* **Goal of the exercise**:
Nothing but the lines from the start of the entries through the line containing "double u_hTc = 0.0, u_hTm = 0.0;" should appear in the answer, each given exactly.

* **Data to examine**:

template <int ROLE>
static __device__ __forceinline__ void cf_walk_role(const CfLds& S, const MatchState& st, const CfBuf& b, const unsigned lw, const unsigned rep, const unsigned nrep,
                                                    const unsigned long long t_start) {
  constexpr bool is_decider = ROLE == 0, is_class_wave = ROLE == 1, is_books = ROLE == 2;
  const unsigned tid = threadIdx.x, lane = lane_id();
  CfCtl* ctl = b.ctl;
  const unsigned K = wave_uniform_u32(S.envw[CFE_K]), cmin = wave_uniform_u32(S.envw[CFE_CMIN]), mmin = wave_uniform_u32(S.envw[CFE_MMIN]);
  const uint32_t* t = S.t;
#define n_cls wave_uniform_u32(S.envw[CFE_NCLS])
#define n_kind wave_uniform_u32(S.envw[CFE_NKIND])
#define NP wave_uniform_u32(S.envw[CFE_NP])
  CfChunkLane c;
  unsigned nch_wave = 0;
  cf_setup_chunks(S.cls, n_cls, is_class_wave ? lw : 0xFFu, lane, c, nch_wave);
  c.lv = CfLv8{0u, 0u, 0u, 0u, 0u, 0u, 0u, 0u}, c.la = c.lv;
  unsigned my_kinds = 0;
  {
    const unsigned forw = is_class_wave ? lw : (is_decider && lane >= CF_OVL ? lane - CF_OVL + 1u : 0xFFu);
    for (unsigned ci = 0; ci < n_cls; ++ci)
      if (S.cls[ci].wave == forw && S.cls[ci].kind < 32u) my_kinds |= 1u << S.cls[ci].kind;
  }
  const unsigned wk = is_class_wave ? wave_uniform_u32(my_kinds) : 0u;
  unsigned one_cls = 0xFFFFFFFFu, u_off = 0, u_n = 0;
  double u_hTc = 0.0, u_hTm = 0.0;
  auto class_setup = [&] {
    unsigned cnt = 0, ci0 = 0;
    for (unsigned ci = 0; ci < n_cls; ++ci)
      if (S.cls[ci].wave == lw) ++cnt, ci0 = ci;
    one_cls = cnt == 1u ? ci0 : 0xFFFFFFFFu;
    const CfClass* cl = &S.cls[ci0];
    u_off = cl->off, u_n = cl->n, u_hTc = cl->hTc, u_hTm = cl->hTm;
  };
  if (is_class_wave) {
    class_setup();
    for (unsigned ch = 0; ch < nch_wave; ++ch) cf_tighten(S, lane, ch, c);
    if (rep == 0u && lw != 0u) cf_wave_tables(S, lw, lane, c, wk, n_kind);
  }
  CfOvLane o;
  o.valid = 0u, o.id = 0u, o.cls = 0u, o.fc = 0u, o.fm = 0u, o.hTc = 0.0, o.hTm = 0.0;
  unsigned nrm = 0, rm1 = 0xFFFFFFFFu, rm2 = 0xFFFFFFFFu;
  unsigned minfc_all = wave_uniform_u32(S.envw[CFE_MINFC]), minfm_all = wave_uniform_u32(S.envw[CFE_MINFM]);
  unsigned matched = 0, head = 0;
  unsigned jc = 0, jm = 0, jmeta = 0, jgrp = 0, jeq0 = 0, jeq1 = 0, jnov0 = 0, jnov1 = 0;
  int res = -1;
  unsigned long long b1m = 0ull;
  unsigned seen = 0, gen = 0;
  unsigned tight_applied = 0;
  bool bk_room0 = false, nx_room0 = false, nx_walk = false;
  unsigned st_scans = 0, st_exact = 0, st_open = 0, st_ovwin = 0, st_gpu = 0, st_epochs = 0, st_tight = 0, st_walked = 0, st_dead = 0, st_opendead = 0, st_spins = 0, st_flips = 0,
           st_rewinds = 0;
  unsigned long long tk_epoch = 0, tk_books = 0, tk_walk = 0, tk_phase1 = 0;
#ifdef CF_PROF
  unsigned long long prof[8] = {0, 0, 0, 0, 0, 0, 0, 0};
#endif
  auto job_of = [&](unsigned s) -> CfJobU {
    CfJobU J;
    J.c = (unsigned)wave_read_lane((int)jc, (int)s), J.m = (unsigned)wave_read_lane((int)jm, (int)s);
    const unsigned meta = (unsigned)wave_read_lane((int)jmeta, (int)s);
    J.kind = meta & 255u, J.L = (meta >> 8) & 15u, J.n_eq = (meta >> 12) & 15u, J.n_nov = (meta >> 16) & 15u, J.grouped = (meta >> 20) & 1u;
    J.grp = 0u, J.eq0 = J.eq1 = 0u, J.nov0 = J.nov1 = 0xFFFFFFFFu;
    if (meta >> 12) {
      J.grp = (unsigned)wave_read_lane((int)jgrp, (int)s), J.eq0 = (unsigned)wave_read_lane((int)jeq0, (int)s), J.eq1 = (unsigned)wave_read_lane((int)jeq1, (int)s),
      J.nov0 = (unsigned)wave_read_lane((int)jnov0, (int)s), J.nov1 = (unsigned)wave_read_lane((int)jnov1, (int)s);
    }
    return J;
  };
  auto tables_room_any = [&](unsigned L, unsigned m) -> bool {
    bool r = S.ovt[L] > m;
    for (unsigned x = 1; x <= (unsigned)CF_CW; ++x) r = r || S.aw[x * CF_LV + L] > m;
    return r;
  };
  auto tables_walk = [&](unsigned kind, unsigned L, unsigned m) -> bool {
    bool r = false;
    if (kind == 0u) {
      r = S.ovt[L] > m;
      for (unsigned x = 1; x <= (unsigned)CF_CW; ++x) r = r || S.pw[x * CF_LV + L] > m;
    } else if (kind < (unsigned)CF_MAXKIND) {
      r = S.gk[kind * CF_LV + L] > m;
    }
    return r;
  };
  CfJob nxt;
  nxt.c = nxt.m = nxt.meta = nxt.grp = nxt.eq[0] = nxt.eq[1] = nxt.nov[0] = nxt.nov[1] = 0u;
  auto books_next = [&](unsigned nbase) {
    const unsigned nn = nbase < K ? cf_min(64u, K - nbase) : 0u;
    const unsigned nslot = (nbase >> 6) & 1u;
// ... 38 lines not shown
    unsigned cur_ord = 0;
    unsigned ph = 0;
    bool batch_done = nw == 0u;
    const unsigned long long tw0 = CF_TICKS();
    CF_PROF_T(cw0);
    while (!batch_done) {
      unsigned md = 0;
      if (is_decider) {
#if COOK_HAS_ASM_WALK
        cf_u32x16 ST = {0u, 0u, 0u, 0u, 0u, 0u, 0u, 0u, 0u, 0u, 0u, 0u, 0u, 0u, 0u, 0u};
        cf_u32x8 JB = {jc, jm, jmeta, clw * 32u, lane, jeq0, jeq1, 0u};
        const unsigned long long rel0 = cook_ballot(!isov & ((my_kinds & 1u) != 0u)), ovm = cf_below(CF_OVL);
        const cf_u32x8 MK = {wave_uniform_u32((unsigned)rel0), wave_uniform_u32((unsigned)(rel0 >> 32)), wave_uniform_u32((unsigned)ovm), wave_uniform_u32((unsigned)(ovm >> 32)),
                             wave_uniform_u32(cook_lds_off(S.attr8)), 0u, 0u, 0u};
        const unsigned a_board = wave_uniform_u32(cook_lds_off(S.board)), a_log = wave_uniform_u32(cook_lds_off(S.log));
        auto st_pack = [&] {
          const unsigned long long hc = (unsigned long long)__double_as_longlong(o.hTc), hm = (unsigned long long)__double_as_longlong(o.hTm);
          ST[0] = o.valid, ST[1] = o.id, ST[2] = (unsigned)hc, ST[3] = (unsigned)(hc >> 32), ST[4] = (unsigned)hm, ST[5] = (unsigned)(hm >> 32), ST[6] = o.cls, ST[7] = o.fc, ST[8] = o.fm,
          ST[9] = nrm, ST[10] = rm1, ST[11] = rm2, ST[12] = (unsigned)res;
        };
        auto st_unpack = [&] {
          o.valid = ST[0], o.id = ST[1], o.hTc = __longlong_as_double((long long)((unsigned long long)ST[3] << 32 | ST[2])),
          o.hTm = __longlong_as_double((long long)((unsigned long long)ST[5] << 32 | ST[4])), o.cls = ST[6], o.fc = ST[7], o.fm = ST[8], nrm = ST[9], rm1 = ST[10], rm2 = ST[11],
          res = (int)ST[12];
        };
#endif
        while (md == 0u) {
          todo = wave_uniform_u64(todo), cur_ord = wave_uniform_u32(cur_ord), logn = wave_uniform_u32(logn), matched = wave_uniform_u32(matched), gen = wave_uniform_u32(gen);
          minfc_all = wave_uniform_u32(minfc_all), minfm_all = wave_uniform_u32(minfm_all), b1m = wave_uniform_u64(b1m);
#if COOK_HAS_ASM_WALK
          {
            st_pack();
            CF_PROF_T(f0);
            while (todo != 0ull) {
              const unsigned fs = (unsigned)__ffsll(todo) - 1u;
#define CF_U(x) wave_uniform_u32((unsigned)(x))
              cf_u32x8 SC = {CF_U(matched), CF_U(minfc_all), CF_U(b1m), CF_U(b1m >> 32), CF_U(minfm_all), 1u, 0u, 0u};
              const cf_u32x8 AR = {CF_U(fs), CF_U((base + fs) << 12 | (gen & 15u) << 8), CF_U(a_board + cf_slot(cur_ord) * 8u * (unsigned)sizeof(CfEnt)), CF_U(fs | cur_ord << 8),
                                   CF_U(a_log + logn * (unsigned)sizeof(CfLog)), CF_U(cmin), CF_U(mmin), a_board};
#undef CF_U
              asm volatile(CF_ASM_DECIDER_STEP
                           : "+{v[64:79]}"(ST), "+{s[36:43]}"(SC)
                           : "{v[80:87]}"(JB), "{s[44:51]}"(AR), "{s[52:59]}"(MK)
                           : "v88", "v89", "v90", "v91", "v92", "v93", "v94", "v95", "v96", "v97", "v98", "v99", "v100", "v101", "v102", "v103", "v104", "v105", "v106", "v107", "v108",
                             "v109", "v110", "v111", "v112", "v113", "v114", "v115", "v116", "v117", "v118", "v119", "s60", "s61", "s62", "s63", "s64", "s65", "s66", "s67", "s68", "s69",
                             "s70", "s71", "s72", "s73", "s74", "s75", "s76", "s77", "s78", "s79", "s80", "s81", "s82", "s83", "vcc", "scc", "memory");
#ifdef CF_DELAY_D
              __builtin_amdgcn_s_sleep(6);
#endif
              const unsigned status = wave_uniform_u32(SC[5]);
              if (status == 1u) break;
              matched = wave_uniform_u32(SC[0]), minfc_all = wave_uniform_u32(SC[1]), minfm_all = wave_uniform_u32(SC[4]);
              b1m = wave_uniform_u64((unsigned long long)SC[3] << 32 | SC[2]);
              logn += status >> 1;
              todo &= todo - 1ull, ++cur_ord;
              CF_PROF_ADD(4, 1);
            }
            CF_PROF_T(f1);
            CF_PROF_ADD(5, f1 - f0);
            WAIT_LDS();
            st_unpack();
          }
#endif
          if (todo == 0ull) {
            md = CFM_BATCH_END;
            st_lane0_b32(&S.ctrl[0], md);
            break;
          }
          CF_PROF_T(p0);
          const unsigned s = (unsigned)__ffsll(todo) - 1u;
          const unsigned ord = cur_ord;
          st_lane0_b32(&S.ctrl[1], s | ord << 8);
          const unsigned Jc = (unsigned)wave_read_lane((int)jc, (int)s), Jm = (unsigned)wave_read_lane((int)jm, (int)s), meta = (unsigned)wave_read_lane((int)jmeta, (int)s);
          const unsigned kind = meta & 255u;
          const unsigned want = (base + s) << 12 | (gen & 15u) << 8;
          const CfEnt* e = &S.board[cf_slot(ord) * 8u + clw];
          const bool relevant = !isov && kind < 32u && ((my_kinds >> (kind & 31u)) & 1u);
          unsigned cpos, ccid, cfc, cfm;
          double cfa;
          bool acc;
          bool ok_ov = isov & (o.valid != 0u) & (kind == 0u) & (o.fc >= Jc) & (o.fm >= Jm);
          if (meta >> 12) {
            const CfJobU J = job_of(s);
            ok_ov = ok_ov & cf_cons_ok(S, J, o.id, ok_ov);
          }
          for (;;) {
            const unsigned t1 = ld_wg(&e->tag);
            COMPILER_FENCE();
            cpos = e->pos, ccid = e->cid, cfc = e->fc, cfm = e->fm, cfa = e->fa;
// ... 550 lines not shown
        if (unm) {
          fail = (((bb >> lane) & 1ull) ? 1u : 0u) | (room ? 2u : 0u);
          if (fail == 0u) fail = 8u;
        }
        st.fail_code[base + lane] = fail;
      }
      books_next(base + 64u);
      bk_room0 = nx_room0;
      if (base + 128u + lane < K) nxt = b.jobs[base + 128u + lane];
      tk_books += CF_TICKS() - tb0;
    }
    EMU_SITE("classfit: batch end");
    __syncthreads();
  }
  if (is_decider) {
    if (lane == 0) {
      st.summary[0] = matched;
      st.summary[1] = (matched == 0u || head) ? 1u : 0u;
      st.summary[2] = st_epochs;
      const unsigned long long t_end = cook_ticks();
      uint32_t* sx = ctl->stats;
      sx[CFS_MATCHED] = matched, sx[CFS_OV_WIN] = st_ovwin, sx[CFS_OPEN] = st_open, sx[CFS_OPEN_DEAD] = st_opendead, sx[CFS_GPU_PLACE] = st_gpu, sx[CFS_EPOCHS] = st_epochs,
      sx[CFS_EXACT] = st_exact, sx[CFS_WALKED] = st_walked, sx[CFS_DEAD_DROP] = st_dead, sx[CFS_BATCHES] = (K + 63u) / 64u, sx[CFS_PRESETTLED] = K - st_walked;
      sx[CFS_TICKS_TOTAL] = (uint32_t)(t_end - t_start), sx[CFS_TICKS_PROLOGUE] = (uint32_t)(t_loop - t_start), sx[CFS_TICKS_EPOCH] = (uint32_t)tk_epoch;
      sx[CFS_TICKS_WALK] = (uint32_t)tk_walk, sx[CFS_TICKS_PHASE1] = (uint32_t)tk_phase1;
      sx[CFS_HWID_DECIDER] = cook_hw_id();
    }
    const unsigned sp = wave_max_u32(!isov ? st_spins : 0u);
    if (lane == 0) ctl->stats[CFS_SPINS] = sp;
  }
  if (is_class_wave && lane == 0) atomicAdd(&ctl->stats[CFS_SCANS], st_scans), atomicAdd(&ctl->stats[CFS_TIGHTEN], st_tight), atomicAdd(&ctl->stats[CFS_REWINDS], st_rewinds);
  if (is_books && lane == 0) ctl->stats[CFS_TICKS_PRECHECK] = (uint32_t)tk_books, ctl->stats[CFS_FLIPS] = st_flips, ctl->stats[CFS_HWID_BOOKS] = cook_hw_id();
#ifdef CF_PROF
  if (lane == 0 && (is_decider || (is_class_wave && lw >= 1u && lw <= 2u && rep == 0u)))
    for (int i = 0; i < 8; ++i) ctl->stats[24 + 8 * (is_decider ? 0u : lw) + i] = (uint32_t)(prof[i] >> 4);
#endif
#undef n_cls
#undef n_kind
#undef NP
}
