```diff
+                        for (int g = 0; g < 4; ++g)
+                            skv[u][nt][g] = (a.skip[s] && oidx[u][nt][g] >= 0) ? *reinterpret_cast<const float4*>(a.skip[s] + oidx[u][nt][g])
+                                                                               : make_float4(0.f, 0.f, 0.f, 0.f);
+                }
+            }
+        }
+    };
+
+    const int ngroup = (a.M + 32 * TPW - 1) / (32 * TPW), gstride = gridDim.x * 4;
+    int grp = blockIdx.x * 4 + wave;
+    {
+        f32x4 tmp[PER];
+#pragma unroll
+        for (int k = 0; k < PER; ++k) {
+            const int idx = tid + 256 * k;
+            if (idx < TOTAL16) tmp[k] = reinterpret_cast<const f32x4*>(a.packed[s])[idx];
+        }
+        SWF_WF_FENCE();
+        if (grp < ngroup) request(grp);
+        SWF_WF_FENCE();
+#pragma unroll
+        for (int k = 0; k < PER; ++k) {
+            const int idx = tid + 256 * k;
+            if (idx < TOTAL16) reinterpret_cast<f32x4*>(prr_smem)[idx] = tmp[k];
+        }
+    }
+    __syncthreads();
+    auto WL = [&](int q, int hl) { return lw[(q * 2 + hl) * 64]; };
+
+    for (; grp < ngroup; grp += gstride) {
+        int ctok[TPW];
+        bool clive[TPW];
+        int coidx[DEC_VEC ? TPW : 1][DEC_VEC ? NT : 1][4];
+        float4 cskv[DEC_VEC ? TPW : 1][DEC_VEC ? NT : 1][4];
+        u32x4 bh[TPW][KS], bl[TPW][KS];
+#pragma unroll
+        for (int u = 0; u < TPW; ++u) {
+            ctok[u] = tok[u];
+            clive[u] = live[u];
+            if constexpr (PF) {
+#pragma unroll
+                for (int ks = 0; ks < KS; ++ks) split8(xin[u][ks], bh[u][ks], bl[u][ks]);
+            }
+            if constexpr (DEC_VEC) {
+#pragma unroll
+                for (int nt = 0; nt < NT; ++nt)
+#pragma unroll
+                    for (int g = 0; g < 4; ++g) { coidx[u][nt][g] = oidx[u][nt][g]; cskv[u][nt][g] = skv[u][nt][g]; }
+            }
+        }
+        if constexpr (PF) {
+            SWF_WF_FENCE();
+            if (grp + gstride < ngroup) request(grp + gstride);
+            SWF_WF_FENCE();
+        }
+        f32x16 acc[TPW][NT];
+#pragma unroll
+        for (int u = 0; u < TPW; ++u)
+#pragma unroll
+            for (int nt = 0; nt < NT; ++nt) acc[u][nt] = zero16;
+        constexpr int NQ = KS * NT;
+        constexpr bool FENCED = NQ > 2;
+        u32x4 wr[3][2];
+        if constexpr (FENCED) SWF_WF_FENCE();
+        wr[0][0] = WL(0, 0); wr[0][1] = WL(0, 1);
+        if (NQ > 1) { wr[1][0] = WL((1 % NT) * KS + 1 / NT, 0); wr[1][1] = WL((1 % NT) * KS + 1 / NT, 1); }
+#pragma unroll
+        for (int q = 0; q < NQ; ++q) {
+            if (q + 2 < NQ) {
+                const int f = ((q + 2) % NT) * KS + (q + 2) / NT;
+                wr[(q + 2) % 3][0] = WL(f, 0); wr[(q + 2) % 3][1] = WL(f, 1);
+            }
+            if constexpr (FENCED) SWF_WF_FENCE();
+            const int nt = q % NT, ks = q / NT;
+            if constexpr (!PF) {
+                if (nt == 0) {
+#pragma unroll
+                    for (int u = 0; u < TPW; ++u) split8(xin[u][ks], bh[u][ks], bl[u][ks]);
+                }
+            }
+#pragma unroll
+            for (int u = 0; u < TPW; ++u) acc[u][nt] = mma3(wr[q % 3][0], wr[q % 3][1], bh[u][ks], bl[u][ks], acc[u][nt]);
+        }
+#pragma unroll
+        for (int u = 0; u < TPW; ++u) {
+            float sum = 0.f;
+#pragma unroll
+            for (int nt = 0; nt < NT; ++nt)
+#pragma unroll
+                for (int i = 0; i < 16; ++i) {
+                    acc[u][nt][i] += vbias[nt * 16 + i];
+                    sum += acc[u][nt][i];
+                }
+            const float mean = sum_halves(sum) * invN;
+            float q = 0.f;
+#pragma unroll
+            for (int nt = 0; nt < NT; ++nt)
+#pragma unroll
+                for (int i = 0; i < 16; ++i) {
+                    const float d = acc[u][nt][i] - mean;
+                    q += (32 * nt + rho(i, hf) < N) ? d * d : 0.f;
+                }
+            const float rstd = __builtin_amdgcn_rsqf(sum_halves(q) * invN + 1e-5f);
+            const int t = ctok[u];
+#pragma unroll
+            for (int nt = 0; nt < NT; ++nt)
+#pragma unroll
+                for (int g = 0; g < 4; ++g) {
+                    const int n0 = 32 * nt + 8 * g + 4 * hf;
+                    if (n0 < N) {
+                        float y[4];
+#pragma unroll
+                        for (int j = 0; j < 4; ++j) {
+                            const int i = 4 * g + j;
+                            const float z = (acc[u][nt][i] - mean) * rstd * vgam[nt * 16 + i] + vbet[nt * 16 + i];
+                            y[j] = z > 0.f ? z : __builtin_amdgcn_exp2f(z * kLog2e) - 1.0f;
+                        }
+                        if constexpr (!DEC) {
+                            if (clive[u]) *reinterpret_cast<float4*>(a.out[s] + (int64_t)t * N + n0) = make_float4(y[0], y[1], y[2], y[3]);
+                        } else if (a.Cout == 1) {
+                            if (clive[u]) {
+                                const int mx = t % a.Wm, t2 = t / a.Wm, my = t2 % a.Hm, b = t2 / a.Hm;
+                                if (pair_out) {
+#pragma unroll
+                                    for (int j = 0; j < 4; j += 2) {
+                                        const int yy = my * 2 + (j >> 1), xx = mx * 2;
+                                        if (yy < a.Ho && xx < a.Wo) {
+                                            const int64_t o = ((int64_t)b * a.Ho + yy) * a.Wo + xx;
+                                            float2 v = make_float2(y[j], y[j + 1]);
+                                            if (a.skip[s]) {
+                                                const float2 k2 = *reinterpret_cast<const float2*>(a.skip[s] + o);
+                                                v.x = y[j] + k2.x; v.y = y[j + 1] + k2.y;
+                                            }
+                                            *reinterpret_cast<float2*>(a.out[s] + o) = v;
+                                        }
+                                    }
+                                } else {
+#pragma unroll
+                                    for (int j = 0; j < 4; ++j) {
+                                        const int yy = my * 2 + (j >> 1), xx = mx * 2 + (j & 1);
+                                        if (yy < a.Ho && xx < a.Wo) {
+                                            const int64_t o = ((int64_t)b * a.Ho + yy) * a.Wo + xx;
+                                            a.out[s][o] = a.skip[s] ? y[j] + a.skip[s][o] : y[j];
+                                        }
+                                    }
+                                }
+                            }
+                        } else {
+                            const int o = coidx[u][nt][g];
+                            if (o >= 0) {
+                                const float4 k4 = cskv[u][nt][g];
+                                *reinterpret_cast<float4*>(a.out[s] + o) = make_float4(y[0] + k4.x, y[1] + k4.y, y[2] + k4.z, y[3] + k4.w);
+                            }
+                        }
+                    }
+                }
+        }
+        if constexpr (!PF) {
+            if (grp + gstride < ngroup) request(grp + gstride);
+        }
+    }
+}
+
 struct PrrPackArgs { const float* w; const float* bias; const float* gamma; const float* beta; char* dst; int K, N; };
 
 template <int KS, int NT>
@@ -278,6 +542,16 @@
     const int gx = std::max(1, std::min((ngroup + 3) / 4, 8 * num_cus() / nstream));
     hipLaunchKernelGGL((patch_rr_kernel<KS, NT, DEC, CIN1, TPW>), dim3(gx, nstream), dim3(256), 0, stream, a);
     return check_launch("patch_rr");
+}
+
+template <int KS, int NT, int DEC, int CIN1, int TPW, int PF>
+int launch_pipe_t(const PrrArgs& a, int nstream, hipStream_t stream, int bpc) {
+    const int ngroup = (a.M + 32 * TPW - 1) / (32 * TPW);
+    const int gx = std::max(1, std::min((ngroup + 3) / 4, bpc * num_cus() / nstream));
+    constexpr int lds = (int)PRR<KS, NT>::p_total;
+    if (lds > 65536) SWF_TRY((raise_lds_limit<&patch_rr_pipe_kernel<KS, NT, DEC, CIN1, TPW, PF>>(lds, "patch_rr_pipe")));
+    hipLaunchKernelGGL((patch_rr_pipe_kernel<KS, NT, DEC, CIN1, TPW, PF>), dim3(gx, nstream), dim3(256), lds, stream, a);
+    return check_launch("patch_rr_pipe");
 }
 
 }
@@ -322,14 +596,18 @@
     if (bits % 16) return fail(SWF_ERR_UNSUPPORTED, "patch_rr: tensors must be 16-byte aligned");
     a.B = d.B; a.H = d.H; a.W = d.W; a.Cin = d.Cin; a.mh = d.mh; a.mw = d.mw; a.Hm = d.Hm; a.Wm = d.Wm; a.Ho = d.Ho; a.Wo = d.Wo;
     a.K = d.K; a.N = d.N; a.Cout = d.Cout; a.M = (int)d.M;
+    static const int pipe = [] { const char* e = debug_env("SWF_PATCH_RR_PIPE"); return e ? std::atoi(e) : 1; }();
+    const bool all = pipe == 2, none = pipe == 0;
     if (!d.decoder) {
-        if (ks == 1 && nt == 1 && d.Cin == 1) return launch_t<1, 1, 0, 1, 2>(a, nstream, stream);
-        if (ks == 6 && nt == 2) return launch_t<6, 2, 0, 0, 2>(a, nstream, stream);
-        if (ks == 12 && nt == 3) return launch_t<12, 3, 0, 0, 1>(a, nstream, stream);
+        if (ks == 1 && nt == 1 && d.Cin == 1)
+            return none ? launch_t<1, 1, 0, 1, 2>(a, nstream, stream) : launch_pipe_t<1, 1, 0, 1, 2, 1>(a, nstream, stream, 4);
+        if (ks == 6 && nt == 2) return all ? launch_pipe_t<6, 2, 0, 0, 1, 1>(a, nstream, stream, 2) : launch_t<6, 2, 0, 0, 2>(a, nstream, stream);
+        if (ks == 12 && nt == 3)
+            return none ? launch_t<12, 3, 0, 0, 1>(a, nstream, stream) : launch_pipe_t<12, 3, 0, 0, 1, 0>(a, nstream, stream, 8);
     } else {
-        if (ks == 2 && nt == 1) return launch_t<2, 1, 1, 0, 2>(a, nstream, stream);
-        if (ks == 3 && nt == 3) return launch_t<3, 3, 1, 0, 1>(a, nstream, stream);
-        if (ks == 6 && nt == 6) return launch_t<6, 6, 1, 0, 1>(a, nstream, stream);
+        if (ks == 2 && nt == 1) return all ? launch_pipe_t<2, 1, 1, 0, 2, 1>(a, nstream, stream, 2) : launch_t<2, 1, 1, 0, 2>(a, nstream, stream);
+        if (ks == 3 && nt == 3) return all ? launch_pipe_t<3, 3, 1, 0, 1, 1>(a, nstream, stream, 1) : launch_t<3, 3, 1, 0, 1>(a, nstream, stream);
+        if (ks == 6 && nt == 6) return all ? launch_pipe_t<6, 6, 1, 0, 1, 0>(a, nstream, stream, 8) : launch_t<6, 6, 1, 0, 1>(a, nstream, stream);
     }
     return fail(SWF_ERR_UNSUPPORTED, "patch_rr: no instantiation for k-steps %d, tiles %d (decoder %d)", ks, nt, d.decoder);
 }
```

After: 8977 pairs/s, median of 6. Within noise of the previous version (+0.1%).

* **Result for this exercise**:
template <int ROLE>
static __device__ __forceinline__ void cf_walk_role(const CfLds& S, const MatchState& st, const CfBuf& b, const unsigned lw, const unsigned rep, const unsigned nrep,
                                                    const unsigned long long t_start) {
  constexpr bool is_decider = ROLE == 0, is_class_wave = ROLE == 1, is_books = ROLE == 2;
  const unsigned tid = threadIdx.x, lane = lane_id();
  CfCtl* ctl = b.ctl;
  const unsigned K = wave_uniform_u32(S.envw[CFE_K]), cmin = wave_uniform_u32(S.envw[CFE_CMIN]), mmin = wave_uniform_u32(S.envw[CFE_MMIN]);
  const uint32_t* t = S.t;
#define n_cls wave_uniform_u32(S.envw[CFE_NCLS])
#define n_kind wave_uniform_u32(S.envw[CFE_NKIND])
#define NP wave_uniform_u32(S.envw[CFE_NP])
  CfChunkLane c;
  unsigned nch_wave = 0;
  cf_setup_chunks(S.cls, n_cls, is_class_wave ? lw : 0xFFu, lane, c, nch_wave);
  c.lv = CfLv8{0u, 0u, 0u, 0u, 0u, 0u, 0u, 0u}, c.la = c.lv;
  unsigned my_kinds = 0;
  {
    const unsigned forw = is_class_wave ? lw : (is_decider && lane >= CF_OVL ? lane - CF_OVL + 1u : 0xFFu);
    for (unsigned ci = 0; ci < n_cls; ++ci)
      if (S.cls[ci].wave == forw && S.cls[ci].kind < 32u) my_kinds |= 1u << S.cls[ci].kind;
  }
  const unsigned wk = is_class_wave ? wave_uniform_u32(my_kinds) : 0u;
  unsigned one_cls = 0xFFFFFFFFu, u_off = 0, u_n = 0;
  double u_hTc = 0.0, u_hTm = 0.0;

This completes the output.